Алесич ничего не ответил. Как смотрел на воду, так и продолжал смотреть. Скачков немного постоял и пошел.

У двора, накинув на плечи пальто, его ждала мать.

— Я сижу как на иголках. Хотела бежать навстречу, — улыбнулась сдержанно.

— А чего?

— Боюсь я этих молчунов. Никогда не знаешь, чего от них ждать. Нелюди. Ему что? А матери горе. На Параску глядеть больно. Разве тут не согнешься, если у детей жизнь не ладится.

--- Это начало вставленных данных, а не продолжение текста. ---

+            pr[j] = __hip_atomic_load(f.pairs + (size_t)p * f.seg_cap + (i - (int)sh.pre[p]), __ATOMIC_RELAXED, __HIP_MEMORY_SCOPE_AGENT);
+        }
+#pragma unroll
+        for (int j = 0; j < BATCH; ++j) {
+            if (i0 + 256 * j >= total) continue;
+            const int v = (int)(pr[j] >> 32), u = (int)(unsigned)pr[j];
+            const int iu = l1_lower_bound(sh.sorted, u), iv = l1_lower_bound(sh.sorted, v);
+            if (sh.sorted[iu] != u || v < 0 || v >= f.N) continue;
+            const bool v_anchor = sh.sorted[iv] == v;
+            u64 any = 0;
+            for (int w = 0; w < f.Wp; ++w) {
+                const u64 fresh = sh.bits[iu * 4 + w] & ~(v_anchor ? sh.bits[iv * 4 + w] : 0ull);
+                if (fresh) atomicOr(&f.front1[(size_t)v * f.Wp + w], fresh);
+                any |= fresh;
+            }
+            if (any) {
+                atomicOr(&f.live1[v >> 5], 1u << (v & 31));
+                found = true;
+            }
+        }
+    }
+    if (__any(found) && lane == 0) raise_level(ctl, 1);
+}
 
 template <bool PAIRS>
 __global__ __launch_bounds__(256) void k_prepare(const long long *__restrict__ src, const long long *__restrict__ dst, int E, int N,
                                                  int *__restrict__ rowptr, int *__restrict__ col, int *__restrict__ erow, int *aux,
                                                  uint4 *za, size_t na, uint4 *zb, size_t nb, u64 *zb_tail, int zero_blocks, unsigned epoch,
-                                                 PrepSeeds seeds, int K, int Wp, u64 *seen, u64 *front, unsigned *live) {
+                                                 PrepSeeds seeds, int K, int Wp, u64 *seen, u64 *front, unsigned *live, L1Fold fold) {
+    __shared__ L1Shared sh;
     if ((int)blockIdx.x >= zero_blocks) {
-        const int flags = csr_sorted_role<PAIRS>(src, dst, E, N, rowptr, col, erow, aux, (int)blockIdx.x - zero_blocks, (int)gridDim.x - zero_blocks);
+        const int bid = (int)blockIdx.x - zero_blocks, nblk = (int)gridDim.x - zero_blocks;
+        int flags;
+        if (fold.on) {
+            sh.sorted[threadIdx.x] = fold.sorted[threadIdx.x];
+            if (threadIdx.x == 0) sh.hits = 0;
+            __syncthreads();
+            u64 *segment = fold.pairs + (size_t)bid * fold.seg_cap;
+            flags = csr_sorted_role<PAIRS>(src, dst, E, N, rowptr, col, erow, aux, bid, nblk, [&](long long s, long long d) {
+                if ((unsigned long long)s >= (unsigned long long)N || (unsigned long long)d >= (unsigned long long)N) return;
+                if (sh.sorted[l1_lower_bound(sh.sorted, (int)d)] != (int)d) return;
+                const int pos = atomicAdd(&sh.hits, 1);
+                if (pos < fold.seg_cap)
+                    __hip_atomic_store(segment + pos, ((u64)(unsigned)s << 32) | (unsigned)d, __ATOMIC_RELAXED, __HIP_MEMORY_SCOPE_AGENT);
+            });
+        } else {
+            flags = csr_sorted_role<PAIRS>(src, dst, E, N, rowptr, col, erow, aux, bid, nblk);
+        }
         if (flags) csr_raise(aux, flags, epoch);
+        if (!fold.on) return;
+        asm volatile("s_waitcnt vmcnt(0)" ::: "memory");
+        __syncthreads();
+        if (threadIdx.x == 0) {
+            const unsigned n = (unsigned)sh.hits;
+            __hip_atomic_store(fold.counts + bid, n > (unsigned)fold.seg_cap ? L1_COUNT_OVERFLOW : n, __ATOMIC_RELAXED, __HIP_MEMORY_SCOPE_AGENT);
+            asm volatile("s_waitcnt vmcnt(0)" ::: "memory");
+            sh.last = l1_block_arrives(fold, epoch, aux) ? 1 : 0;
+        }
+        __syncthreads();
+        if (sh.last) l1_last_block(fold, seeds, K, nblk, epoch, reinterpret_cast<BfsCtl *>(za), aux, sh);
         return;
     }
     const uint4 z = make_uint4(0, 0, 0, 0);
     const size_t stride = (size_t)zero_blocks * blockDim.x, first = (size_t)blockIdx.x * blockDim.x + threadIdx.x;
     static_assert(offsetof(BfsCtl, flag_epoch) == 16, "k_prepare writes the tag as the first word of the control block's second unit");
-    for (size_t i = first; i < na; i += stride) za[i] = i == 1 ? make_uint4(epoch, 0, 0, 0) : z;
+    for (size_t i = first; i < na; i += stride) {
+        const uint4 val = i == 1 ? make_uint4(epoch, 0, 0, 0) : z;
+        if ((i >= fold.wt_lo[0] && i < fold.wt_hi[0]) || (i >= fold.wt_lo[1] && i < fold.wt_hi[1]) || (i >= fold.wt_lo[2] && i < fold.wt_hi[2])) {
+            u64 *p = reinterpret_cast<u64 *>(za + i);
+            __hip_atomic_store(p, (u64)val.x, __ATOMIC_RELAXED, __HIP_MEMORY_SCOPE_AGENT);
+            __hip_atomic_store(p + 1, (u64)0, __ATOMIC_RELAXED, __HIP_MEMORY_SCOPE_AGENT);
+        } else {
+            za[i] = val;
+        }
+    }
     for (size_t i = first; i < nb; i += stride) zb[i] = z;
     if (zb_tail && first == 0) *zb_tail = 0;
     asm volatile("s_waitcnt vmcnt(0)" ::: "memory");
@@ -213,11 +401,10 @@
         if (mine(&front[idx], za)) atomicOr(&front[idx], bit);
         if (mine(&live[a >> 5], za)) atomicOr(&live[a >> 5], 1u << (a & 31));
     }
-}
-
-__device__ __forceinline__ void raise_level(BfsCtl *ctl, int level) {
-    if (__hip_atomic_load(&ctl->last_active, __ATOMIC_RELAXED, __HIP_MEMORY_SCOPE_AGENT) != level)
-        __hip_atomic_store(&ctl->last_active, level, __ATOMIC_RELAXED, __HIP_MEMORY_SCOPE_AGENT);
+    if (!fold.on) return;
+    if (threadIdx.x == 0) sh.last = l1_block_arrives(fold, epoch, aux) ? 1 : 0;
+    __syncthreads();
+    if (sh.last) l1_last_block(fold, seeds, K, (int)gridDim.x - zero_blocks, epoch, reinterpret_cast<BfsCtl *>(za), aux, sh);
 }
 
 __global__ __launch_bounds__(256) void k_zero(uint4 *a, size_t na, uint4 *b, size_t nb, uint4 *c, size_t nc, u64 *b_tail, uint4 *d, size_t nd,
@@ -997,6 +1184,14 @@
     size_t rowptr, col, erow, aux, csr_scratch, planes, bfs_scratch, total;
 };
 
+constexpr int L1_MIN_SEGMENT = 256;
+static size_t l1_counts_off() { return align_up((size_t)(L1_SHARDS + 1) * L1_LINE_WORDS * sizeof(u64), 256); }
+static size_t l1_pairs_off(int64_t E) { return l1_counts_off() + align_up((size_t)capped_grid((size_t)E, 256) * sizeof(unsigned), 256); }
+static size_t run_csr_scratch_bytes(int64_t N, int64_t E) {
+    const size_t l1 = l1_pairs_off(E) + (size_t)capped_grid((size_t)E, 256) * L1_MIN_SEGMENT * sizeof(u64);
+    return align_up(std::max(pope_csr_scratch_bytes(N, E), l1), 256);
+}
+
 static RunLayout run_layout(int64_t N, int64_t E, int32_t K, int32_t capacity) {
     RunLayout L;
     size_t o = 0;
@@ -1004,7 +1199,7 @@
     L.col = o;         o += align_up((size_t)(E > 0 ? E : 1) * sizeof(int), 256);
     L.erow = o;        o += align_up((size_t)(E > 0 ? E : 1) * sizeof(int), 256);
     L.aux = o;         o += align_up(pope_csr_aux_elems(E) * sizeof(int), 256);
-    L.csr_scratch = o; o += align_up(pope_csr_scratch_bytes(N, E), 256);
+    L.csr_scratch = o; o += run_csr_scratch_bytes(N, E);
     L.planes = o;      o += align_up((size_t)(capacity + 1) * pope_plane_bytes(N, K), 256);
     L.bfs_scratch = o; o += align_up(pope_bfs_scratch_bytes(N, E, K), 256);
     L.total = o;
@@ -1019,6 +1214,52 @@
 extern "C" uint64_t *pope_geodesic_run_planes(void *workspace, int64_t N, int64_t E, int32_t K, int32_t plane_capacity) {
     if (!workspace || N < 0 || E < 0 || K <= 0 || plane_capacity < 1 || plane_capacity > 31) return nullptr;
     return (uint64_t *)((char *)workspace + run_layout(N, E, K, plane_capacity).planes);
+}
+
+struct RunKnobs { int prepare_merge, fold_level1, level1_list_cap; };
+struct RunPlan {
+    bool merged, fold_l1;
+    int first_level, stop_level;
+    bool finalize_in_stream;
+    size_t list_entries;
+    int total_cap;
+    size_t counts_off, pairs_off;
+};
+static RunPlan run_plan(int64_t N, int64_t E, int K, bool has_out, int window, const RunKnobs &knobs, size_t csr_scratch_bytes, int level_limit) {
+    RunPlan p{};
+    p.merged = knobs.prepare_merge != 0 && K <= PREP_MAX_ANCHORS && E > 0;
+    p.finalize_in_stream = has_out;
+    p.first_level = 1;
+    p.stop_level = E == 0 ? 1 : std::min(1 + window, level_limit);
+    if (p.merged && knobs.fold_level1 != 0) {
+        const size_t max_blocks = capped_grid((size_t)E, 256);
+        p.counts_off = l1_counts_off();
+        p.pairs_off = l1_pairs_off(E);
+        p.total_cap = knobs.level1_list_cap > 0 ? std::min(knobs.level1_list_cap, L1_MAX_TOTAL) : L1_MAX_TOTAL;
+        p.list_entries = csr_scratch_bytes > p.pairs_off ? (csr_scratch_bytes - p.pairs_off) / sizeof(u64) : 0;
+        p.fold_l1 = p.list_entries >= max_blocks && max_blocks <= (size_t)L1_MAX_BLOCKS;
+        if (p.fold_l1) p.first_level = 2;
+    }
+    if (p.stop_level < p.first_level) p.stop_level = p.first_level;
+    return p;
+}
+
+static RunKnobs run_knobs() { return RunKnobs{g_geodesic.prepare_merge, g_geodesic.fold_level1, g_geodesic.level1_list_cap}; }
+
+extern "C" int pope_geodesic_run_plan_name(int64_t N, int64_t E, int32_t K, int32_t F, int32_t has_out, int32_t hinted_depth, char *name, size_t cap) {
+    clear_error();
+    POPE_REQUIRE(name && cap > 0 && N > 0 && N < INT32_MAX && E >= 0 && E < INT32_MAX && K > 0 && F >= 0, "pope_geodesic_run_plan_name: bad argument");
+    const int window = hinted_depth > 0 ? std::min(LEVEL_BATCH, hinted_depth + 1) : LEVEL_BATCH;
+    const RunPlan p = run_plan(N, E, K, has_out != 0, window, run_knobs(), run_csr_scratch_bytes(N, E), 1 << 30);
+    char fin[64] = "k_bfs_report", levels[48] = "-";
+    if (has_out) {
+        int rc = pope_finalize_kernel_name(N, K, F, F > 0, 1, fin, sizeof(fin));
+        if (rc) return rc;
+    }
+    if (p.stop_level - p.first_level == 1) snprintf(levels, sizeof(levels), "L%d", p.first_level);
+    else if (p.stop_level > p.first_level) snprintf(levels, sizeof(levels), "L%d..L%d", p.first_level, p.stop_level - 1);
+    snprintf(name, cap, "%s | %s | %s", !p.merged ? "k_zero, k_csr_sorted" : p.fold_l1 ? "k_prepare+L1" : "k_prepare", levels, fin);
+    return POPE_OK;
 }
 
 extern "C" int pope_geodesic_run(const int64_t *edge_index, int64_t E, int64_t N, const int64_t *anchors_host, int32_t K,
@@ -1046,8 +1287,9 @@
     if ((rc = bfs_setup(b, rowptr, col, erow, aux, N, E, anchors_host, K, (uint64_t *)planes, plane_capacity,
                         ws + L.bfs_scratch, L.total - L.bfs_scratch))) return rc;
     const int window = speculative_window(N, E, K);
+    const RunPlan plan = run_plan(N, E, K, out != nullptr, window, run_knobs(), L.planes - L.csr_scratch, (int)std::min<long long>(b.level_limit, 1 << 30));
     memcpy(b.slot->anchors, anchors_host, (size_t)K * sizeof(long long));
-    if (g_geodesic.prepare_merge && K <= PREP_MAX_ANCHORS && E > 0) {
+    if (plan.merged) {
         static std::atomic<unsigned> epochs{0};
         unsigned epoch;
         do epoch = 0x10000000u | ((++epochs * 0x9E3779B1u) & 0x0fffffffu); while (epoch == 0x1fffffffu);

— Дети, — хмыкнул Скачков. — Сами давно отцы. Пора научиться самим о себе думать.

— Ай, сын, для матерей вы всегда дети.

— Когда автобус на Гомель? — вдруг поинтересовался Скачков.

— Уже едешь? — не без разочарования спросила Ховра.

— Надо в Зуев. Посмотреть квартиру, о жениной работе поговорить. Не хочется тянуть с переездом.